Des recherches quelque peu sérieuses dans ce sens, auraient dû démontrer que le genre de tâches qu’on demandait au demandeur d’effectuer étaient inacceptables.

Il ajoute plus loin:

A cause de la nature des nouvelles tâches confiées au demandeur, il était évident que la mutation n’en était pas une.

Dans ces circonstances, le fait d’avoir obtenu une opinion juridique n’était pas suffisant et il conclut que la Guilde a manqué à ses devoirs essentiels et que sa responsabilité est entièrement engagée.

La Cour d’appel est également d’avis que la mutation de l’intimé constituait un congédiement déguisé et par conséquent sujet à arbitrage. Le juge L’Heureux-Dubé écrit, à la p. 445:

Comme je l’ai déjà souligné, mon analyse de la preuve m’amène, en accord avec le premier juge, à conclure que la mutation de Gagnon constituait un véritable congédiement dans les circonstances de l’espèce.

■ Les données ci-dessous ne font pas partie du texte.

hipError_t fft_col_pass(const float2* in, float2* out, const FftPassDesc& hd,
                        size_t n_ffts, int sign, const float2* tw_n,
                        const float2* tw_hi, const float2* tw_lo,
                        hipStream_t stream, const FftPreop* preop,
                        const uint8_t* raw2, int raw_bits) {
  if (raw2 && (preop || hd.tw_mod == 0)) return hipErrorInvalidValue;
  if (raw2 && raw_bits != 1 && raw_bits != 2 && raw_bits != 4 &&
      raw_bits != 8 && raw_bits != -8 && raw_bits != 16 && raw_bits != -16)
    return hipErrorInvalidValue;
  FftPreopDev pre{};
  if (preop) {
    pre.mean_power = preop->mean_power;
    pre.threshold = preop->threshold;
    pre.norm_coeff = preop->norm_coeff;
    pre.n_zap = preop->n_zap;
    for (int i = 0; i < preop->n_zap; ++i) pre.zap[i] = preop->zap[i];
    pre.f_min = preop->f_min;
    pre.f_c = preop->f_c;
    pre.df = preop->df;
    pre.dm = preop->dm;
    pre.table = preop->table;
    pre.r2c_m = preop->r2c_m;
  }
  FftPassDescDev d;
  d.n = hd.n;
  d.n_log2 = ilog2(hd.n);
  d.f_log2 = 0;
  d.d0_log2 = hd.d0 ? ilog2(hd.d0) : 48;
  d.d1_log2 = ilog2(hd.d1 ? hd.d1 : 1);
  d.in_c0 = hd.in_c0; d.in_c1 = hd.in_c1; d.in_c2 = hd.in_c2;
  d.in_stride = hd.in_stride;
  d.out_c0 = hd.out_c0; d.out_c1 = hd.out_c1; d.out_c2 = hd.out_c2;
  d.out_stride = hd.out_stride;
  d.tw_f0 = hd.tw_f0; d.tw_f1 = hd.tw_f1;
  d.tw_mask = hd.tw_mod ? hd.tw_mod - 1 : 0;
  d.tw_lo_bits = hd.tw_lo_bits;
  d.tw_angle = hd.tw_angle;
  d.tuning = fft_tuning();
// ... 11 lines not shown
#define COL_DISPATCH_D(N)                                                    \
  if (raw_bits == 1) { if (sign < 0) COL_LAUNCH_D(N, -1, 1);                 \
                       else COL_LAUNCH_D(N, 1, 1); }                         \
  else if (raw_bits == 2) { if (sign < 0) COL_LAUNCH_D(N, -1, 2);            \
                            else COL_LAUNCH_D(N, 1, 2); }                    \
  else if (raw_bits == 4) { if (sign < 0) COL_LAUNCH_D(N, -1, 4);            \
                            else COL_LAUNCH_D(N, 1, 4); }                    \
  else if (raw_bits == 8) { if (sign < 0) COL_LAUNCH_D(N, -1, 8);            \
                            else COL_LAUNCH_D(N, 1, 8); }                    \
  else if (raw_bits == -8) { if (sign < 0) COL_LAUNCH_D(N, -1, -8);          \
                             else COL_LAUNCH_D(N, 1, -8); }                  \
  else if (raw_bits == 16) { if (sign < 0) COL_LAUNCH_D(N, -1, 16);          \
                             else COL_LAUNCH_D(N, 1, 16); }                  \
  else { if (sign < 0) COL_LAUNCH_D(N, -1, -16);                             \
         else COL_LAUNCH_D(N, 1, -16); }
#define COL_DISPATCH(N)                                                      \
  case N:                                                                    \
    if (raw2) {                                                              \
      COL_DISPATCH_D(N)                                                      \
    } else if (twiddle) {                                                           \
      if (sign < 0) { if (preop) COL_LAUNCH(N, true, -1, true);              \
                      else COL_LAUNCH(N, true, -1, false); }                 \
      else          { if (preop) COL_LAUNCH(N, true, 1, true);               \
                      else COL_LAUNCH(N, true, 1, false); }                  \
    } else {                                                                 \
      if (sign < 0) { if (preop) COL_LAUNCH(N, false, -1, true);             \
                      else COL_LAUNCH(N, false, -1, false); }                \
      else          { if (preop) COL_LAUNCH(N, false, 1, true);              \
                      else COL_LAUNCH(N, false, 1, false); }                 \
    }                                                                        \
    break;
  const uint32_t grid2 = (uint32_t)((2 * n_ffts + 255) / 256);
#define COL_LAUNCH_P(TW, SG, PR)                                             \
// ... 6 lines not shown
                     tw_lo, pre, raw2)
#define COL_LAUNCH_P32(TW, SG, PR)                                           \
  hipLaunchKernelGGL((k_fft_col_pair32<TW, SG, PR>), dim3(grid2), dim3(256), \
                     0, stream, in, out, d, n_ffts, tw_n, tw_hi, tw_lo, pre, \
                     raw2)
#define COL_LAUNCH_P32D(SG, B)                                               \
  hipLaunchKernelGGL((k_fft_col_pair32<true, SG, false, B>), dim3(grid2),    \
                     dim3(256), 0, stream, in, out, d, n_ffts, tw_n, tw_hi,  \
                     tw_lo, pre, raw2)
  switch (hd.n) {
    COL_DISPATCH(2)
    COL_DISPATCH(4)
    COL_DISPATCH(8)
    COL_DISPATCH(16)
    case 32:
      if (use_pair32()) {
        if (raw2) {
          if (raw_bits == 1) { if (sign < 0) COL_LAUNCH_P32D(-1, 1);
                               else COL_LAUNCH_P32D(1, 1); }
          else if (raw_bits == 2) { if (sign < 0) COL_LAUNCH_P32D(-1, 2);
                                    else COL_LAUNCH_P32D(1, 2); }
          else if (raw_bits == 4) { if (sign < 0) COL_LAUNCH_P32D(-1, 4);
                                    else COL_LAUNCH_P32D(1, 4); }
          else if (raw_bits == 8) { if (sign < 0) COL_LAUNCH_P32D(-1, 8);
                                    else COL_LAUNCH_P32D(1, 8); }
          else if (raw_bits == -8) { if (sign < 0) COL_LAUNCH_P32D(-1, -8);
                                     else COL_LAUNCH_P32D(1, -8); }
          else if (raw_bits == 16) { if (sign < 0) COL_LAUNCH_P32D(-1, 16);
                                     else COL_LAUNCH_P32D(1, 16); }
          else { if (sign < 0) COL_LAUNCH_P32D(-1, -16);
// ... 18 lines not shown
        break;
      }
      if (twiddle) {
        if (sign < 0) { if (preop) COL_LAUNCH(32, true, -1, true);
                        else COL_LAUNCH(32, true, -1, false); }
        else          { if (preop) COL_LAUNCH(32, true, 1, true);
                        else COL_LAUNCH(32, true, 1, false); }
      } else {
        if (sign < 0) { if (preop) COL_LAUNCH(32, false, -1, true);
                        else COL_LAUNCH(32, false, -1, false); }
        else          { if (preop) COL_LAUNCH(32, false, 1, true);
                        else COL_LAUNCH(32, false, 1, false); }
      }
      break;
    case 64:
      if (raw2) {
        if (raw_bits == 1) { if (sign < 0) COL_LAUNCH_PD(-1, 1);
                             else COL_LAUNCH_PD(1, 1); }
        else if (raw_bits == 2) { if (sign < 0) COL_LAUNCH_PD(-1, 2);
                                  else COL_LAUNCH_PD(1, 2); }
        else if (raw_bits == 4) { if (sign < 0) COL_LAUNCH_PD(-1, 4);
                                  else COL_LAUNCH_PD(1, 4); }
        else if (raw_bits == 8) { if (sign < 0) COL_LAUNCH_PD(-1, 8);
                                  else COL_LAUNCH_PD(1, 8); }
        else if (raw_bits == -8) { if (sign < 0) COL_LAUNCH_PD(-1, -8);
                                   else COL_LAUNCH_PD(1, -8); }
        else if (raw_bits == 16) { if (sign < 0) COL_LAUNCH_PD(-1, 16);
                                   else COL_LAUNCH_PD(1, 16); }
        else { if (sign < 0) COL_LAUNCH_PD(-1, -16);
               else COL_LAUNCH_PD(1, -16); }
// ... 6 lines not shown
                        else COL_LAUNCH_P(true, 1, false); }
      } else {
        if (sign < 0) { if (preop) COL_LAUNCH_P(false, -1, true);
                        else COL_LAUNCH_P(false, -1, false); }
        else          { if (preop) COL_LAUNCH_P(false, 1, true);
                        else COL_LAUNCH_P(false, 1, false); }
      }
      break;
    default:
      return hipErrorInvalidValue;
  }
#undef COL_DISPATCH
#undef COL_DISPATCH_D
#undef COL_LAUNCH
#undef COL_LAUNCH_D
#undef COL_LAUNCH_P
#undef COL_LAUNCH_PD
#undef COL_LAUNCH_P32
#undef COL_LAUNCH_P32D
  SRTB_CHECK_LAUNCH();
  return hipSuccess;
}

Si, en vertu du droit de gérance que lui reconnaît la convention collective, l’A.P.L. avait le pouvoir de muter Gagnon, ce n’est pas ce droit, à mon avis, mais bien le droit de le congédier qu’elle exerçait lorsqu’elle a muté Gagnon.

La Cour d’appel adresse à la Guilde le même reproche que la Cour supérieure, soit de ne pas avoir fait une enquête sur la façon dont on traitait l’intimé Gagnon, qui aurait permis de constater que sa mutation constituait un congédiement déguisé.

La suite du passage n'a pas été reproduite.